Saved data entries
◇ ◇ ◇ ◇ ◇ ◇ ◇

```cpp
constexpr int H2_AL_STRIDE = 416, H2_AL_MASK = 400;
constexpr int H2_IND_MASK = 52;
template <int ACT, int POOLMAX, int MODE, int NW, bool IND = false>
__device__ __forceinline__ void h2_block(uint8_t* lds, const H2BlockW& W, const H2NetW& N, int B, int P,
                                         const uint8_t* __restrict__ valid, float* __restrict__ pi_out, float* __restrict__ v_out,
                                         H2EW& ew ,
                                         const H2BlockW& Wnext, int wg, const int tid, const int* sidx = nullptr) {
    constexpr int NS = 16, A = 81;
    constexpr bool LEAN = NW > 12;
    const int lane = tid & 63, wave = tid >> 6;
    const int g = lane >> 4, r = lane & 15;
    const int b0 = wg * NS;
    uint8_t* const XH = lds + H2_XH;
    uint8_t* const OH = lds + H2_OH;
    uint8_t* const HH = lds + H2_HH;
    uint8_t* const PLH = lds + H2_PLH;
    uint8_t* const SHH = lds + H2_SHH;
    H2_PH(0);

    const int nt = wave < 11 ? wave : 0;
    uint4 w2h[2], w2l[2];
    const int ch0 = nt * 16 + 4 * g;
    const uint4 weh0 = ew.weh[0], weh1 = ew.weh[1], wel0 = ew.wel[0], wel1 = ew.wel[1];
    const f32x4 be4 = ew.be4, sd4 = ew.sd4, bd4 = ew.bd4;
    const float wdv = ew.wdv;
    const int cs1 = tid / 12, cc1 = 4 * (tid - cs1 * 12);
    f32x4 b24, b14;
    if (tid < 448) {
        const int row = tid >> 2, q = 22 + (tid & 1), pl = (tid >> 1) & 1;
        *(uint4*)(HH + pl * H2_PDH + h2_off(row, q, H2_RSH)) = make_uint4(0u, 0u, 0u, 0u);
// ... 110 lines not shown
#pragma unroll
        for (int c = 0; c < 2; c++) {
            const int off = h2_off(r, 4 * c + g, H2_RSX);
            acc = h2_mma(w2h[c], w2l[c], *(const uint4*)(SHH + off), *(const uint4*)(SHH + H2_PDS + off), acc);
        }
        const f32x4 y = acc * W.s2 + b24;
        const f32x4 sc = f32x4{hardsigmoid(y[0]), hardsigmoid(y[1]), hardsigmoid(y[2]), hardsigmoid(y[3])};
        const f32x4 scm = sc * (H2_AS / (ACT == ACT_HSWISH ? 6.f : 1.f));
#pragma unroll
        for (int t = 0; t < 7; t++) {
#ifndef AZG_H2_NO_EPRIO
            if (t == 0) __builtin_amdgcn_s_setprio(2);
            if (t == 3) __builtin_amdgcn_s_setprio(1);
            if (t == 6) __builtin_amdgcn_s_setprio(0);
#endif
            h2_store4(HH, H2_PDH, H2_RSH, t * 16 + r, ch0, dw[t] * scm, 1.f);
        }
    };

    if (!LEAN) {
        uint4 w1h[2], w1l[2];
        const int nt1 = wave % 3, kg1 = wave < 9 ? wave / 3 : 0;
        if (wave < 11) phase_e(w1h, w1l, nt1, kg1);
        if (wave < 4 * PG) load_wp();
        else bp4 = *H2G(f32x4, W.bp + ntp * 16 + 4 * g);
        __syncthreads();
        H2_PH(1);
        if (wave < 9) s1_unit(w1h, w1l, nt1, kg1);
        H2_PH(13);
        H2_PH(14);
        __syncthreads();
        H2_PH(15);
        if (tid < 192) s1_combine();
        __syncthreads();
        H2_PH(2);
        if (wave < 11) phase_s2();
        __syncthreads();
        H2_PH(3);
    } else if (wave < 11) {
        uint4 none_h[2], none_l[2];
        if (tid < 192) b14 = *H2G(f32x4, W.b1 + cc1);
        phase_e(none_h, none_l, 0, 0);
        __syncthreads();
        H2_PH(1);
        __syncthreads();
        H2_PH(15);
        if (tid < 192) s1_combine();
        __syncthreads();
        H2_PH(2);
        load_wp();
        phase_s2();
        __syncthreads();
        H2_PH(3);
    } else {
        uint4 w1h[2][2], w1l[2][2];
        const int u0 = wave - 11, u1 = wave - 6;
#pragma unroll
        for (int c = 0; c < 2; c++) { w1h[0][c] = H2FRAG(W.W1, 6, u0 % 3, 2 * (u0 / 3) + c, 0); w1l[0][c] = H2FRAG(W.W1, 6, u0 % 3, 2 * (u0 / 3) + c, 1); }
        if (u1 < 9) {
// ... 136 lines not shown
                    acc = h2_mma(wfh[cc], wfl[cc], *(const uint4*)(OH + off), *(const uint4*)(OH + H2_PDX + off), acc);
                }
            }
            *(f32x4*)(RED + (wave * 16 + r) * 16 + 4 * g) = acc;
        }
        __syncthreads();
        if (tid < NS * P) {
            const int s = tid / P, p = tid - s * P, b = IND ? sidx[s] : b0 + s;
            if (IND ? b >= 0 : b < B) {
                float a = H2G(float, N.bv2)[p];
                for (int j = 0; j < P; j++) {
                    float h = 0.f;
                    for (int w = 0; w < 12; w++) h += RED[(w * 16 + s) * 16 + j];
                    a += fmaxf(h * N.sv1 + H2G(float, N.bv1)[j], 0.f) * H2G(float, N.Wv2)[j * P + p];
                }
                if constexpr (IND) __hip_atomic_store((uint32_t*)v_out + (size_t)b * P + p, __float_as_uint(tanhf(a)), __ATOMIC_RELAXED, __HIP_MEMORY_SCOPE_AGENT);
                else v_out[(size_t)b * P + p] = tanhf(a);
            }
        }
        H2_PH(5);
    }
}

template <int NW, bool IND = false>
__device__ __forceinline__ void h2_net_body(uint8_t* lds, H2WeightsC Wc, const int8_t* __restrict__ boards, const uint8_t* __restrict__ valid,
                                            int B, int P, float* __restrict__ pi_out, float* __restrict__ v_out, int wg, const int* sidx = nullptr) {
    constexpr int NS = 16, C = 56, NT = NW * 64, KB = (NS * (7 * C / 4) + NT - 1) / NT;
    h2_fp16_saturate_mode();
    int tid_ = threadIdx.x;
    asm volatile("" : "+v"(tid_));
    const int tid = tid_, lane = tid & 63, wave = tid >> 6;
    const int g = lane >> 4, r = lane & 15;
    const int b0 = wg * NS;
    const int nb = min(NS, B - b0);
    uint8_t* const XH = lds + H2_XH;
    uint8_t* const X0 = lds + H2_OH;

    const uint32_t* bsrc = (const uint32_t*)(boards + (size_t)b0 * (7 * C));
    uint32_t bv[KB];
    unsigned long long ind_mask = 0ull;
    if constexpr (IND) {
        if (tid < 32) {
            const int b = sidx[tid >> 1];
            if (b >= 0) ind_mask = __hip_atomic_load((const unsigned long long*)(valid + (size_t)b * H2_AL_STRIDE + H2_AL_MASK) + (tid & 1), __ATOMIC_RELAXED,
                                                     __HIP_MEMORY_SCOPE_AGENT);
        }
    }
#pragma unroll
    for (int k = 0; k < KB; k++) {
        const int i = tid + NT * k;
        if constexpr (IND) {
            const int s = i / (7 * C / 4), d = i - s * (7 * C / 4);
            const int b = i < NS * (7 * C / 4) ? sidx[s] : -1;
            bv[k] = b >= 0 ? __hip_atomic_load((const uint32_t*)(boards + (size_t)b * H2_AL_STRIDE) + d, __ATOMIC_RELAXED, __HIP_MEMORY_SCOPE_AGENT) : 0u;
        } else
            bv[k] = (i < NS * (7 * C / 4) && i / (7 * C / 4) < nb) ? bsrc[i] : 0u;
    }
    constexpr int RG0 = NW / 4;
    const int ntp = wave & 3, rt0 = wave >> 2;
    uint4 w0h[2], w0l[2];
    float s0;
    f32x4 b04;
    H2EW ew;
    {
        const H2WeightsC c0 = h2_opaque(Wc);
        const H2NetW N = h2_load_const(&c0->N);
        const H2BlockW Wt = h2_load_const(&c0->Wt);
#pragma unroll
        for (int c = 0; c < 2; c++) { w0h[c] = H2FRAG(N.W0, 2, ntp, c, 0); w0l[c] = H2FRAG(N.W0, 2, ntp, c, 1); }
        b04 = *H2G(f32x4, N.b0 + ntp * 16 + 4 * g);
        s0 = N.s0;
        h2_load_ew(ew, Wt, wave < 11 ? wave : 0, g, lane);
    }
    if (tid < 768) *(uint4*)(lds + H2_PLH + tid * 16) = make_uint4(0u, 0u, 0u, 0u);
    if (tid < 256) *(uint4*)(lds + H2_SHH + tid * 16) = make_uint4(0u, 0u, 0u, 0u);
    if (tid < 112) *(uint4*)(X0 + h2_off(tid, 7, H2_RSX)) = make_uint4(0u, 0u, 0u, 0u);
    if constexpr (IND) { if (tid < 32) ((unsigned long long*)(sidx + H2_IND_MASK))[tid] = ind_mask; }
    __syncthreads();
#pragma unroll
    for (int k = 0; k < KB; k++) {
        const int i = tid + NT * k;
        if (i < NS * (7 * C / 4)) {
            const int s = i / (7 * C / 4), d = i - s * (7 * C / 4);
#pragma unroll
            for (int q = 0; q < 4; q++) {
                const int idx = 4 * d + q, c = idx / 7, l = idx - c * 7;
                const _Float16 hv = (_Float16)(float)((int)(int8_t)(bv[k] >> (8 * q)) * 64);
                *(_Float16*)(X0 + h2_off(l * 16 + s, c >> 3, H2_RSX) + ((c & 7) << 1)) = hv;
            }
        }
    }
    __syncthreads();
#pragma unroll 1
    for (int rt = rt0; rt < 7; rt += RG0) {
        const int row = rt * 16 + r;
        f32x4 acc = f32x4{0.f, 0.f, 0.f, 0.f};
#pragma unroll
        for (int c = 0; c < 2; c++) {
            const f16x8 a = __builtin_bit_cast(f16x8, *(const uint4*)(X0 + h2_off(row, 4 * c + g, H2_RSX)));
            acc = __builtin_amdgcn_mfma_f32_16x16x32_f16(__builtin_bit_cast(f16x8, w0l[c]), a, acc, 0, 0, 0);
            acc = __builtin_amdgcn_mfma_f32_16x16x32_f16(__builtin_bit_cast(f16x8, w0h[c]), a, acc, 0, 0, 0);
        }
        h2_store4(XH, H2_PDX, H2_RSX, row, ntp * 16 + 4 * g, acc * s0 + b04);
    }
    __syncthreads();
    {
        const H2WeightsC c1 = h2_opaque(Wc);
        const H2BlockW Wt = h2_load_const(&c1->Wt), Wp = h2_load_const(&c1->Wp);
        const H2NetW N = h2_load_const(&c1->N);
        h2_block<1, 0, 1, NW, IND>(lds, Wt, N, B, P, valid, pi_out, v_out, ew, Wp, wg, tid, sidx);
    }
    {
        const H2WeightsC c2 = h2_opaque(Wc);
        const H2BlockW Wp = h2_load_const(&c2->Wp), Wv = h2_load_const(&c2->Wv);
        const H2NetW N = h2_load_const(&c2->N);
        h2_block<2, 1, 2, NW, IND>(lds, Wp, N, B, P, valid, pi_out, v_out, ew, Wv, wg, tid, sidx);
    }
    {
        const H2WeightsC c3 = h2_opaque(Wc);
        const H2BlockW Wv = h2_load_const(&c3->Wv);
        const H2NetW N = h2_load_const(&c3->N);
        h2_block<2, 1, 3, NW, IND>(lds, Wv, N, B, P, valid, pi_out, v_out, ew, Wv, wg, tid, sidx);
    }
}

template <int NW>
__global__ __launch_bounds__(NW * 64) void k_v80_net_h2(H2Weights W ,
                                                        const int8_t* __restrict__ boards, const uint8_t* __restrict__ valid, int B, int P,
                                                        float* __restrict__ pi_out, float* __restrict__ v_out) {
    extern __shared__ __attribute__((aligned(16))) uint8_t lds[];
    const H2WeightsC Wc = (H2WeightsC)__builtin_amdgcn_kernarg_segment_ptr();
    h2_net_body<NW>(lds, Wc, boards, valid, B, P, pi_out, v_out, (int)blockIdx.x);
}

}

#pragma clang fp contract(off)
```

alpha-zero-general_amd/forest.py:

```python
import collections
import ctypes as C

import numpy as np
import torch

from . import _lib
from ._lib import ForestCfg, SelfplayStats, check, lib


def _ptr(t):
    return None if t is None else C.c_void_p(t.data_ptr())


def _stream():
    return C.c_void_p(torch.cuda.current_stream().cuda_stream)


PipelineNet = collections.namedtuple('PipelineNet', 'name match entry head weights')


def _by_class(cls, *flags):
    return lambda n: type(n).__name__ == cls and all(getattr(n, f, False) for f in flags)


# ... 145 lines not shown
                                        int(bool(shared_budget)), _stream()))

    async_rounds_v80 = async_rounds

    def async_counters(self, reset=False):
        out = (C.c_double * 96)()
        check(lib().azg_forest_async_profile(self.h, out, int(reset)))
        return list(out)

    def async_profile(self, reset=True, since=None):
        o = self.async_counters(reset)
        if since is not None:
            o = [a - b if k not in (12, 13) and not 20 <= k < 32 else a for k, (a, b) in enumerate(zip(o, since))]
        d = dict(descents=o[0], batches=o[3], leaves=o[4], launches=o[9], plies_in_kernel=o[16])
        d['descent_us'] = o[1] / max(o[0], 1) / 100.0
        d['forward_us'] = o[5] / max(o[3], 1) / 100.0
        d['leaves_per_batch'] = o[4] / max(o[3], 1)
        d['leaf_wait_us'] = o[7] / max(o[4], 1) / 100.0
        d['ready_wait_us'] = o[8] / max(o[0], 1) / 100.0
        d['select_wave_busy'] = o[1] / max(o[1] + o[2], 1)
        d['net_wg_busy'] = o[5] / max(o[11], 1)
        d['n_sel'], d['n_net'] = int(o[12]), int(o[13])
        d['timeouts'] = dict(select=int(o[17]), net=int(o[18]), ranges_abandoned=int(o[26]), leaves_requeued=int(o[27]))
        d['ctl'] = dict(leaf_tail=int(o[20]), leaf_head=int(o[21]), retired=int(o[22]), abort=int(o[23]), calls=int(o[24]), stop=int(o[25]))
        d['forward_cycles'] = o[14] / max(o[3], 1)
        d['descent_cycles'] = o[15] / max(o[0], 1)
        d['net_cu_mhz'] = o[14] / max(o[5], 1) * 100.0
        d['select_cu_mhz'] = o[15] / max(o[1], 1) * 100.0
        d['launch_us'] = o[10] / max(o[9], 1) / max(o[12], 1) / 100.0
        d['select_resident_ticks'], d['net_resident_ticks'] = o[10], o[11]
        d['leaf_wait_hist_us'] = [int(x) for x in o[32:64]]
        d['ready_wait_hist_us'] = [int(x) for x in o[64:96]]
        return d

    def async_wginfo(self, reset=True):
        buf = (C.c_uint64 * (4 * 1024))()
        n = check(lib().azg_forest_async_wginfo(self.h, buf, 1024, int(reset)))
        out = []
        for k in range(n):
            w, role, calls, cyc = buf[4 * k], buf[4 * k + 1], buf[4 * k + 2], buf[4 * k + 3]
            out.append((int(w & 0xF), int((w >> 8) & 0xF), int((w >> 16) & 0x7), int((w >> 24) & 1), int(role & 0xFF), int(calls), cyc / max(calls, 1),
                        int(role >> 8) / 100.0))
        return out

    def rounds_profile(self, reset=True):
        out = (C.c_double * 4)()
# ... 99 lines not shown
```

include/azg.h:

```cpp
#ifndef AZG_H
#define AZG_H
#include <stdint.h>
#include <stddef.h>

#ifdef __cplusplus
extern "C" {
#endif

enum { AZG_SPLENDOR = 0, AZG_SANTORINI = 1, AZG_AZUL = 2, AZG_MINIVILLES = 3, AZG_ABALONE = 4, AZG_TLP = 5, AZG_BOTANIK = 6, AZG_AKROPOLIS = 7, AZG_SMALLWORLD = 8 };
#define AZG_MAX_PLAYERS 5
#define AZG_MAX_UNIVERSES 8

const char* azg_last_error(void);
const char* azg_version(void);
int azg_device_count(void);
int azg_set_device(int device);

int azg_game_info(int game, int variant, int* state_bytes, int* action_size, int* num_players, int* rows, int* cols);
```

◇ ◇ ◇ ◇ ◇ ◇ ◇

About this task:
In the entries above, find each line with the word "extern" and return it.

Written solution:
    extern __shared__ __attribute__((aligned(16))) uint8_t lds[];
extern "C" {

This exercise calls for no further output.